Die Gegner sind gleichwohl noch aktiv und bekleben den Bauzaun gern mit antischwedischen Parolen in Blau-Gelb. Manche davon sind allerdings ein wenig arg simpel gestrickt, zum Beispiel die hier:



Sehr viel gelungener hingegen finde ich die unten folgende. Ihr vielschichtiger popkultureller Anspielungsreichtum korrespondiert aufs Entzückendste mit der absoluten Knappheit des Ausdrucks. So soll, so muss es sein.



Und wer jetzt nicht zu Hause sein Billyregal zu Klein(sperr)holz macht, glaubt wohl immer noch an Volksbefragungen.

06 April 2011

Zwischenfall mit Handschellen



Ein Schrei unter unserem Balkon. Mitten auf der Seilerstraße liegt ein dunkelhäutiger Mensch, zwei hellhäutige Jeans- und Sweatshirttypen knien über ihm.

Ein Auto muss bremsen und beleuchtet die bizarre Szenerie. Ich gehe routiniert in den Flur, hole das Telefon, gehe wieder zurück. Inzwischen steht das Trio am Straßenrand, und gerade, als ich die Davidwache anrufen und Rassismus, Übergriff, Raub etc.pp. anzeigen will, zückt einer der Männer Handschellen und legt sie dem Dunkelhäutigen an.

Zivilfahnder? Zivilfahnder.

Ich lasse das Telefon sinken und verlege mich aufs abwartende Beobachten. Jetzt wird der Gefesselte durchwühlt. Passanten gehen vorüber, keiner fragt, was los sei. Sie drehen sich nicht mal um. Eine irgendwie besinnliche Ruhe liegt über der Szenerie.

Der Pass des Verhafteten wird ausgiebig studiert, man blättert in Papieren, keiner spricht. Und irgendwann nehmen sie den Gefangenen in die Mitte und schlendern gemütlich davon, Richtung Davidwache.

Na ja, wieder einen Anruf gespart.



05 April 2011

Ein toter Hase

Der dicke obdachlose Langbart trägt einen Filzzopf bis auf Rippenhöhe. In seinem Einkaufswagen, den er irgendwo konfisziert hat, stapeln sich prallvolle Pennytüten.

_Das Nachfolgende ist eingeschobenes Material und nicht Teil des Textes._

template <int L1, int EXS, int NW, bool PARTS>
__global__ void __launch_bounds__(64 * NW) __attribute__((amdgpu_waves_per_eu(3))) k_h2_block(View g, H2Tasks tk, const int4 *units, const int32_t *count, int64_t unit_cap,
                                                       uint4 *rec, H2Retry rt, int is_retry) {
    __shared__ __attribute__((aligned(16))) unsigned bits[(1 << L1) / 32 + (1 << (L1 - 2)) / 32];
    __shared__ __attribute__((aligned(16))) unsigned key[EXS];
    __shared__ __attribute__((aligned(16))) unsigned cnt[EXS / 2];
    __shared__ H2Scratch sc_all[NW];
    __shared__ int full;
    __shared__ int wsum[NW];
    const int wid = threadIdx.x >> 6;
    const int total = *count;
    if (total < 0 || total > unit_cap) {
        row_ok(g, make_int2(-1, total), 37, 0, 0);
        return;
    }
    const H2Tab t{bits, bits + (1 << L1) / 32, key, cnt, &full, wsum};
    H2Alloc al;
    for (int64_t it = blockIdx.x; it < total; it += gridDim.x) {
        const int4 un = units[it];
        const int u = un.x;
        const int nparts = PARTS ? (int)((unsigned)un.y >> 16) : 1, part = PARTS ? (un.y & 0xFFFF) : 0;
        bool ok = u >= 0 && u < g.n && nparts >= 1 && part < nparts;
        int2 ru = make_int2(0, 0);
        if (ok) {
            ru = g.rowinfo[u];
            ok = row_ok(g, ru, 38, u, (int)it) && ru.y > 0 && ru.y <= H2_MAXDEG;
        }
        if (!ok) continue;
        H2List ls = h2_list_of(tk.lists, NW);
        const bool unit_ok = h2_node<L1, EXS, NW, PARTS>(g, tk, al, u, ru, part, nparts, t, &sc_all[wid], rec, ls);
        if (!unit_ok) {
            if (threadIdx.x == 0) {
                if (is_retry) {
                    rt.res->h2_status = 1;
                    atomicAdd(&rt.res->h2_failed[5], 1);
                } else {
                    h2_retry_push(rt, u, ru.y, PARTS ? 4 : 3);
                }
            }
        }
    }
    h2_void_candidates(tk, al.c_cur, al.c_end);
    h2_void_tasks(tk, al.t_cur, al.t_end);
}

__device__ inline int h2_probe_partners(const H2EdgeSet es, int w, const int32_t *pt, int np) {
    int found = 0;
    for (int j = 0; j < np; j += 8) {
        int tt[8];
#pragma unroll
        for (int q = 0; q < 8; ++q) tt[q] = j + q < np ? pt[j + q] : -1;
        unsigned long long key[8], k0[8], h[8];
        unsigned bw[8], bb[8];
#pragma unroll
        for (int q = 0; q < 8; ++q) {
            key[q] = h2_edge_key(w, tt[q] < 0 ? w : tt[q]);
            bb[q] = h2_bloom_bit(key[q], es.bloom_bits);
            bw[q] = es.bloom[bb[q] >> 5];
        }
#pragma unroll
        for (int q = 0; q < 8; ++q) {
            const bool maybe = tt[q] >= 0 && ((bw[q] >> (bb[q] & 31u)) & 1u);
            h[q] = h2_eset_slot(key[q], es.bits);
            k0[q] = maybe ? es.tab[h[q]] : H2_ESET_EMPTY;
        }
#pragma unroll
        for (int q = 0; q < 8; ++q) {
            bool hit = k0[q] == key[q];
            if (!hit && k0[q] != H2_ESET_EMPTY) hit = h2_eset_has(es, w, tt[q]);
            found += hit ? 1 : 0;
        }
    }
    return found;
}

__global__ void __launch_bounds__(256) k_h2_triangles(H2EdgeSet es, H2Tasks tk, uint4 *rec, const int32_t *status, int second) {
    const int cand_now = *tk.n_cand;
    const int first = second ? *tk.n_done : 0;
    const int total = cand_now < tk.cand_cap ? cand_now : (int)tk.cand_cap;
    if (!second && blockIdx.x == 0 && threadIdx.x == 0) *tk.n_done = cand_now;
    if (*status != 0) return;
    if (total <= first || first < 0) return;
    const int lane = threadIdx.x & 63;
    for (int64_t base = first + (((int64_t)blockIdx.x * 256 + threadIdx.x) & ~63ll); base < total; base += (int64_t)gridDim.x * 256) {
        const int64_t i = base + lane;
        int c = 0;
        unsigned slot = 0xFFFFFFFFu;
        if (i < total) {
            const int4 cd = tk.cand[i];
            const uint4 ts = (cd.z >= 0 && cd.z < tk.task_cap) ? tk.task[cd.z] : make_uint4(0u, 0u, H2_TASK_VOID, 0u);
            const bool skip = ts.z == H2_TASK_VOID || (!(ts.w & 0x80000000u) && ((unsigned)tk.weight[ts.w & 0x7FFFFFFFu] & 0x80000000u));
            if (!skip) {
                slot = ts.x;
                c = cd.y - h2_probe_partners(es, cd.x, tk.part + ts.y, (int)ts.z);
            }
        }
        const unsigned prev = (unsigned)__shfl_up((int)slot, 1);
        const bool head = lane == 0 || prev != slot;
        const unsigned long long heads = __ballot(head);
        const int seg = __popcll(heads & ((2ull << lane) - 1ull));
        int n = c > 0 ? 1 : 0, mx = c > 0 ? c : 0;
#pragma unroll
        for (int off = 1; off < 64; off <<= 1) {
            const int s2 = __shfl_up(seg, off), n2 = __shfl_up(n, off), m2 = __shfl_up(mx, off);
            if (lane >= off && s2 == seg) {
                n += n2;
                mx = m2 > mx ? m2 : mx;
            }
        }
        const bool tail = lane == 63 || ((heads >> (lane + 1)) & 1ull);
        if (tail && n > 0 && slot != 0xFFFFFFFFu) {
            unsigned *r4 = reinterpret_cast<unsigned *>(rec + slot);
            atomicAdd(&r4[0], (unsigned)n);
            atomicMax(&r4[1], (unsigned)mx);
        }
    }
}

__global__ void __launch_bounds__(256) k_h2_weight(View g, int32_t *weight) {
    const int64_t s = (int64_t)blockIdx.x * 256 + threadIdx.x;
    const int lane = threadIdx.x & 63;
    int u = -1, val = 0;
    if (s < g.cap_total) {
        const int us = g.slot_row[s];
        const int v = g.col[s];
        const bool uok = us >= 0 && us < g.n, vok = v >= 0 && v < g.n;
        const int2 ru = g.rowinfo[uok ? us : 0];
        const int dv = g.rowinfo[vok ? v : 0].y;
        if (uok) {
            u = us;
            if (vok && s >= ru.x && (int)(s - ru.x) < ru.y) val = dv;
        }
    }
#pragma unroll
    for (int off = 1; off < 64; off <<= 1) {
        const int t = __shfl_up(val, off), uu = __shfl_up(u, off);
        if (lane >= off && uu == u) val += t;
    }
    const int un = __shfl_down(u, 1);
    if (u >= 0 && val > 0 && (lane == 63 || un != u)) atomicAdd(&weight[u], val);
}

constexpr int H2_NB = H2_CLASSES * H2_WB;
__device__ inline void h2_clear_result(DevResult *res, int tid, int half, bool flags_cleared) {
    if (tid == 0 && flags_cleared) res->touched_n = 0;
    if (tid < 8) res->misc[tid] = 0;
    if (tid < H2_NB) {
        res->h2_bucket[half][tid] = 0;
        res->h2_fill[half][tid] = 0;
    }
    if (tid < H2_CLASSES) res->h2_count[tid] = 0;
    if (tid == 0) {
        res->h2_status = 0;
        res->h2_retry = 0;
        for (int p = 0; p < 2; ++p) res->h2_ntask[p] = res->h2_ncand[p] = res->h2_npart[p] = res->h2_ncand_done[p] = 0;
        for (int c = 0; c < 6; ++c) res->h2_failed[c] = 0;
        res->h2_fallback = 0;
        res->flag_too_big = 0;
    }
}
struct H2Lists {
    int4 *units[H2_CLASSES];
    int64_t cap[H2_CLASSES];
};
constexpr int H2_PLAN_THREADS = 1024;

__device__ inline void h2_classify(int d, int S, int &cls, int &wb, int &nparts) {
    nparts = 1;
    int lo = 0;
    if (d <= H2_SMALL_DEG && S <= h2_maxw(2)) {
        cls = S <= h2_maxw(0) ? 0 : S <= h2_maxw(1) ? 1 : 2;
        lo = cls == 0 ? 0 : h2_maxw(cls - 1);
        wb = (int)((int64_t)(S - lo) * H2_WB / (h2_maxw(cls) - lo + 1));
    } else if (S <= h2_maxw(3) && d + S / 4 <= h2_keycap(3)) {
// ... 158 lines not shown
        bool want[Q];
#pragma unroll
        for (int q = 0; q < Q; ++q) {
            const int64_t s = s0 + q * stride;
            const bool in = s < g.cap_total;
            u[q] = in ? g.slot_row[s] : -1;
            v[q] = in ? g.col[s] : -1;
            a[q] = in ? rec[s] : make_uint4(0u, 0u, 0u, 0u);
        }
        int2 ru[Q];
        int dv[Q], rcol[Q], rrow[Q];
        uint4 b[Q];
        bool rok[Q];
#pragma unroll
        for (int q = 0; q < Q; ++q) {
            want[q] = u[q] >= 0 && u[q] < g.n && v[q] > u[q] && v[q] < g.n;
            const int64_t r = (int64_t)a[q].w;
            rok[q] = want[q] && r >= 0 && r < g.cap_total;
            ru[q] = make_int2(0, 0);
            dv[q] = 0;
            rcol[q] = rrow[q] = -1;
            b[q] = make_uint4(0u, 0u, 0u, 0u);
            if (want[q]) ru[q] = g.rowinfo[u[q]];
            if (rok[q]) {
                b[q] = rec[r];
                dv[q] = (int)(b[q].z >> 16);
                if (s0 + q * stride == 0) {
                    rcol[q] = g.col[r];
                    rrow[q] = g.slot_row[r];
                } else {
                    rcol[q] = (int64_t)b[q].w == s0 + q * stride ? u[q] : -1;
                    rrow[q] = v[q];
                }
            }
        }
#pragma unroll
        for (int q = 0; q < Q; ++q) {
            const int64_t s = s0 + q * stride;
            if (!want[q]) continue;
            if (s < ru[q].x || (int)(s - ru[q].x) >= ru[q].y) continue;
            double val;
            if (ru[q].y == 1 || (rok[q] && dv[q] == 1)) {
                val = 0.0;
            } else {
                if (!rok[q] || rcol[q] != u[q] || rrow[q] != v[q]) {
                    row_ok(g, make_int2(-1, (int)a[q].w), 39, u[q], v[q]);
                    continue;
                }
                if ((a[q].z & 0xFFFFu) != (b[q].z & 0xFFFFu) || (int)(a[q].z >> 16) != ru[q].y) {
                    row_ok(g, make_int2(-1, (int)a[q].z), 40, u[q], v[q]);
                    continue;
                }
                const int gam = (int)(a[q].y > b[q].y ? a[q].y : b[q].y);
                val = bfc_formula(ru[q].y, dv[q], (int)(a[q].z & 0xFFFFu), (int)b[q].x, (int)a[q].x, gam);
            }
            curv[s] = val;
            ext_take(lo_v, lo_s, val, (int)s, 0);
            ext_take(hi_v, hi_s, val, (int)s, 1);
        }
    }
    ext_wave_reduce(lo_v, lo_s, 0);
    ext_wave_reduce(hi_v, hi_s, 1);
    if ((threadIdx.x & 63) == 0) {
        const int w = (int)blockIdx.x * 4 + (int)(threadIdx.x >> 6);
        part_min[w] = ext_make(lo_v, lo_s);
        part_max[w] = ext_make(hi_v, hi_s);
    }
}

bool h2_grow_pools(dcr_graph *g) {
    const DevResult &h = *g->hres.p;
    const int64_t t = std::max(h.h2_ntask[0], h.h2_ntask[1]), c = std::max(h.h2_ncand[0], h.h2_ncand[1]), p = std::max(h.h2_npart[0], h.h2_npart[1]);
    if (h.h2_ntask[0] < 0 || h.h2_ntask[1] < 0 || h.h2_ncand[0] < 0 || h.h2_ncand[1] < 0 || h.h2_npart[0] < 0 || h.h2_npart[1] < 0) return false;
    if (t < 0 || c < 0 || p < 0) return false;
    g->h2_want[0] = std::max<int64_t>(g->h2_want[0], 2 * t + 4096);
    g->h2_want[1] = std::max<int64_t>(g->h2_want[1], 2 * c + 65536);
    g->h2_want[2] = std::max<int64_t>(g->h2_want[2], 2 * p + 65536);
    return true;
}

static int ensure_h2(dcr_graph *g) {
    if (g->h2_weight.cap < g->n + 64) g->h2_weight_valid = false;
    DCR_TRY(g->h2_weight.grow(g->n + 64));
    DCR_TRY(g->h2_rec.grow(g->cap_total + 64));
    int bits = 10;
    while ((1ll << bits) < g->cap_total) ++bits;
    if (g->h2_eset_bits != bits || !g->h2_eset.p) {
        DCR_TRY(g->h2_eset.alloc((int64_t)1 << bits));
        g->h2_eset_bits = bits;
        g->h2_eset_valid = false;
    }
    int bbits = 16;
    while ((1ll << bbits) < 4 * g->cap_total) ++bbits;
    if (g->h2_bloom_bits != bbits || !g->h2_bloom.p) {
        DCR_TRY(g->h2_bloom.alloc(((int64_t)1 << bbits) / 32));
        g->h2_bloom_bits = bbits;
        g->h2_eset_valid = false;
    }
    const int64_t need[H2_CLASSES] = {g->n + 64, g->n + 64, g->n + 64, g->n + 64, g->n + g->cap_total / 4 + 64};
    for (int c = 0; c < H2_CLASSES; ++c) DCR_TRY(g->h2_units[c].grow(need[c]));
    DCR_TRY(g->h2_retry.grow(g->n + g->cap_total / 4 + 64));
    DCR_TRY(g->h2_task.grow(2 * std::max<int64_t>(g->cap_total + 4096, g->h2_want[0])));
    DCR_TRY(g->h2_cand.grow(2 * std::max<int64_t>(2 * g->cap_total + 65536, g->h2_want[1])));
    DCR_TRY(g->h2_part.grow(2 * std::max<int64_t>(g->cap_total + 65536, g->h2_want[2])));
    const int cus = g->num_cu > 0 ? g->num_cu : 256;
    DCR_TRY(g->h2_lists.grow((int64_t)cus * (16 + 12) * H2_LIST_WORDS));
    return DCR_OK;
}

template <int C>
static void launch_h2_small(dcr_graph *g, const View &vw, const H2Retry &rt, hipStream_t st) {
    constexpr int H2_WPB = h2_wpb(C);
    constexpr int NP = h2_maxw(C) / 256 + 1;
    auto kern = k_h2_small<h2_l1(C), h2_exs(C), h2_clcap(C), H2_WPB, NP>;
    static int per_cu_res = 0;
    if (per_cu_res == 0) {
        int nb = 0;
        if (hipOccupancyMaxActiveBlocksPerMultiprocessor(&nb, kern, 64 * H2_WPB, 0) != hipSuccess || nb < 1) {
            (void)hipGetLastError();
            nb = (160 * 1024) / (H2_WPB * (int)sizeof(H2Small<h2_l1(C), h2_exs(C), h2_clcap(C)>));
            if (nb > 32 / H2_WPB) nb = 32 / H2_WPB;
        }
        per_cu_res = nb < 1 ? 1 : nb;
    }
    int64_t grid = (int64_t)g->num_cu * per_cu_res;
    const int64_t units = g->h2_last_count[C] >= 0 ? (int64_t)g->h2_last_count[C] + g->h2_last_count[C] / 32 + 8 : g->n;
    if (grid > (units + H2_WPB - 1) / H2_WPB) grid = (units + H2_WPB - 1) / H2_WPB;
    if (grid < 1) grid = 1;
    hipLaunchKernelGGL(kern, dim3((unsigned)grid), dim3(64 * H2_WPB), 0, st, vw,
                       g->h2_units[C].p, &g->dres.p->h2_count[C], g->h2_units[C].cap, g->h2_rec.p, rt);
}

template <int C, bool PARTS>
static void launch_h2_block(dcr_graph *g, const View &vw, const H2Tasks &tk, const H2Retry &rt, const int4 *units,
                            const int32_t *count, int64_t cap, int64_t units_hint, int is_retry, hipStream_t st) {
    int64_t grid = units_hint;
    const int64_t most = (int64_t)g->num_cu * (C == 3 ? 3 : 1);
    if (grid > most) grid = most;
    if (grid < 1) grid = 1;
    hipLaunchKernelGGL((k_h2_block<h2_l1(C), h2_exs(C), h2_waves(C), PARTS>), dim3((unsigned)grid), dim3(64 * h2_waves(C)), 0,
                       st, vw, tk, units, count, cap, g->h2_rec.p, rt, is_retry);
}
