# 2025-comprehensive-design/AudioLDM-with-LoRA

Hardware: AMD Instinct MI355X
Metric: unet_denoise_steps_per_sec (higher is better)
Workload: dtype bf16; 1 GPU; audioldm-s-full-v2 UNet + rank-4 LoRA (q,k,v,out), DDIM 200-step schedule, batch 4 x 10 s clips (latent 250x16), CFG 2.5 (UNet batch 8), bf16; per_gpu_batch=4, parallelism=prompt-sharded x1, hip_graph=True, graph_chains=1

## Files before the change

### audioldm_with_lora_amd/csrc/igemm_halo.hip

```cpp
#include "igemm_core.h"
#include "gn_stats.h"

namespace aldm_igemm_detail {

template <int BM, int BN, int WM, int WN, int HP , int S, int EPI , bool GNIN = false>
__global__ __launch_bounds__(512) void igemm_halo_kernel(const IgemmDev p) {
#if defined(__HIP_DEVICE_COMPILE__)
  aldm_touch_kernargs<sizeof(IgemmDev)>();
  static_assert(WM * WN == 8, "8 waves");
  constexpr int NT = 512, RPP = NT / 8;
  constexpr int MI = BM / WM / 16, NI = BN / WN / 16;
  constexpr int W_PASSES = BN / RPP;
  constexpr int D = S - 1;
  constexpr bool STAGGER = false;
  constexpr int HALO_BYTES = HP * RPP * 128;
  constexpr int BSTAGE = BN * 128;
  constexpr unsigned OOB = 0x80000000u;
  static_assert(BN % RPP == 0, "weight tile rows must be whole DMA passes");
  static_assert((D - 1) * W_PASSES + HP < 64, "vmcnt immediate");

  extern __shared__ __attribute__((aligned(16))) char smem[];
  char* const Hs = smem;
  char* const Bring = smem + 2 * HALO_BYTES;
  float* const gtab = reinterpret_cast<float*>(smem + 2 * HALO_BYTES + S * BSTAGE);

  const int tid = threadIdx.x, lane = tid & 63;
  const int wave = __builtin_amdgcn_readfirstlane(tid >> 6);
  const int wm = wave / WN, wn = wave % WN;
  const int W = p.OW, H = p.OH;
  const int HW2 = W + 2;
  const int rows_pt = BM / W;
  const int tpi = (H + rows_pt - 1) / rows_pt;
  int wid = blockIdx.x, split = 0;
  if constexpr (EPI == 3) {
    split = fdiv(wid, p.fd_tiles_m);
    wid -= split * p.tiles_m;
  }
  const int tile_m = fdiv(wid, p.fd_tiles_n), tile_n = wid - tile_m * p.tiles_n;
  const int img = tile_m / tpi, ty0 = (tile_m - img * tpi) * rows_pt;
  const int m0 = img * p.OHW + ty0 * W, n0 = tile_n * BN;
  const int halo_rows = (rows_pt + 2) * HW2;

  const __amdgpu_buffer_rsrc_t rs_x = make_rsrc(p.x, p.x_bytes);
  const __amdgpu_buffer_rsrc_t rs_x2 = make_rsrc(p.x2 ? (const void*)p.x2 : (const void*)p.x, p.x2 ? p.x2_bytes : p.x_bytes);
  const __amdgpu_buffer_rsrc_t rs_w = make_rsrc(p.w, p.w_bytes);

  const int rbase = tid >> 3;
  const int kchunk = (tid & 7) ^ ((rbase >> 1) & 7);
  int h_pix[HP];
  {
    const FastDiv fd_w2 = {p.fd_halo.mul, p.fd_halo.shift};
    const bool up = p.UH > 0;
#pragma unroll
    for (int ps = 0; ps < HP; ++ps) {
      const int hp = rbase + RPP * ps;
      const int hy = fdiv(hp, fd_w2), hx = hp - hy * HW2;
      const int gy = ty0 - 1 + hy, gx = hx - 1;
      const bool ok = hp < halo_rows && (unsigned)gy < (unsigned)H && (unsigned)gx < (unsigned)W;
      const int sy = !up ? gy : (p.UH == 2 * p.IH ? (gy >> 1) : (gy * p.IH) / p.UH);
      const int sx = !up ? gx : (p.UW == 2 * p.IW ? (gx >> 1) : (gx * p.IW) / p.UW);
      h_pix[ps] = ok ? (img * p.IH + sy) * p.IW + sx : -1;
    }
  }
  unsigned b_off[W_PASSES];
#pragma unroll
  for (int ps = 0; ps < W_PASSES; ++ps) {
    const int row = min(n0 + rbase + RPP * ps, p.N - 1);
    b_off[ps] = (unsigned)row * (unsigned)p.Kpad * 2u + kchunk * 16;
  }

  const int nchunks = p.Ctot >> 6;
  const int c_begin = EPI == 3 ? split * (p.kt_per_split / 9) : 0;
  const int c_end = EPI == 3 ? min(nchunks, c_begin + p.kt_per_split / 9) : nchunks;
  const int nitems = (c_end - c_begin) * 9;
  int i_c = c_begin, i_tap = 0;
  auto issue = [&](int item, int stage) {
    const bool live = item < nitems;
    char* bdst = Bring + stage * BSTAGE + wave * 1024;
    if (live && i_tap == 0) {
      const int c0 = i_c << 6;
      const bool src2 = c0 >= p.Cin;
      const int Cs = src2 ? p.Cin2 : p.Cin;
      const int soff = (c0 - (src2 ? p.Cin : 0)) * 2;
      char* hdst = Hs + (i_c & 1) * HALO_BYTES + wave * 1024;
#pragma unroll
      for (int ps = 0; ps < HP; ++ps) {
        const unsigned off = h_pix[ps] >= 0 ? (unsigned)h_pix[ps] * (unsigned)(Cs * 2) + kchunk * 16 : OOB;
        if (src2) __builtin_amdgcn_raw_ptr_buffer_load_lds(rs_x2, (lds_ptr_t)(hdst + ps * (RPP * 128)), 16, off, soff, 0, 0);
        else __builtin_amdgcn_raw_ptr_buffer_load_lds(rs_x, (lds_ptr_t)(hdst + ps * (RPP * 128)), 16, off, soff, 0, 0);
      }
    }
    const int ksoff = live ? (i_tap * p.Ctot + (i_c << 6)) * 2 : 0;
#pragma unroll
    for (int ps = 0; ps < W_PASSES; ++ps)
      __builtin_amdgcn_raw_ptr_buffer_load_lds(rs_w, (lds_ptr_t)(bdst + ps * (RPP * 128)), 16, live ? b_off[ps] : OOB, ksoff, 0, 0);
    if (live) {
      if (++i_tap == 9) { i_tap = 0; ++i_c; }
    }
  };

  f32x4 acc[MI][NI];
#pragma unroll
  for (int i = 0; i < MI; ++i)
#pragma unroll
    for (int j = 0; j < NI; ++j) acc[i][j] = f32x4{0.f, 0.f, 0.f, 0.f};

  const int lrow = lane & 15, lq = lane >> 4;
  int a_hp[MI];
  {
    const FastDiv fd_w = p.fd_ow;
#pragma unroll
    for (int i = 0; i < MI; ++i) {
      const int pl = wm * (BM / WM) + i * 16 + lrow;
      const int ly = fdiv(pl, fd_w), lx = pl - ly * W;
      a_hp[i] = ly * HW2 + lx;
    }
  }

  auto mma_tap = [&](const char* As, const char* Bs, int tap_off) {
#pragma unroll
    for (int ks = 0; ks < 2; ++ks) {
      const int ch = ks * 4 + lq;
      bf16x8 af[MI], wf[NI];
#pragma unroll
      for (int i = 0; i < MI; ++i) {
        const int r = a_hp[i] + tap_off;
        af[i] = *reinterpret_cast<const bf16x8*>(As + r * 128 + swz(r, ch) * 16);
      }
#pragma unroll
      for (int j = 0; j < NI; ++j) {
        const int r = wn * (BN / WN) + j * 16 + lrow;
        wf[j] = *reinterpret_cast<const bf16x8*>(Bs + r * 128 + swz(r, ch) * 16);
      }
#pragma unroll
      for (int i = 0; i < MI; ++i)
#pragma unroll
        for (int j = 0; j < NI; ++j)
          acc[i][j] = __builtin_amdgcn_mfma_f32_16x16x32_bf16(wf[j], af[i], acc[i][j], 0, 0, 0);
    }
  };
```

Wir stehen in der Königstraße an einer Fußgängerampel, als der verwahrloste Riese uns anspricht. Denn er hat eine Information für uns.

„Da liegt ein toter Hase“, sagt er und grinst über beide zugewucherte Backen, dass der Filzzopf wackelt.

Dann zückt er ein Teppichmesser – und schabt vorsichtig den Aufkleber „Ultra St. Pauli“ von einem Vorfahrtschild.

In einigen Metern Entfernung liegt wirklich ein toter Hase, mitten auf dem Gehweg. Vielleicht auch ein Kaninchen.

Ein verstohlener Seitenblick auf sein Teppichmesser zeigt keine Blutflecken. Dann wird die Ampel grün.


04 April 2011

Vorsicht: Körperflüssigkeiten!

In der altehrwürdigen „Kiez Klause“ (sic!), einer Kneipe mit CD-Musikbox, von der man auch schon mal in brutalstmöglicher Lautstärke „The winner takes it all“ ins Hirn geblasen bekommt, steht ein Getränk auf der Karte namens „Monatsblutung“.

Der Wortbestandteil „blut“ ist dabei rot eingefärbt, und zwar für all jene, die immer auch aufs Offensichtliche erst gestoßen werden müssen. Es gibt manche solcher Menschen; für sie ist eine solche visuelle Hilfe segensreich.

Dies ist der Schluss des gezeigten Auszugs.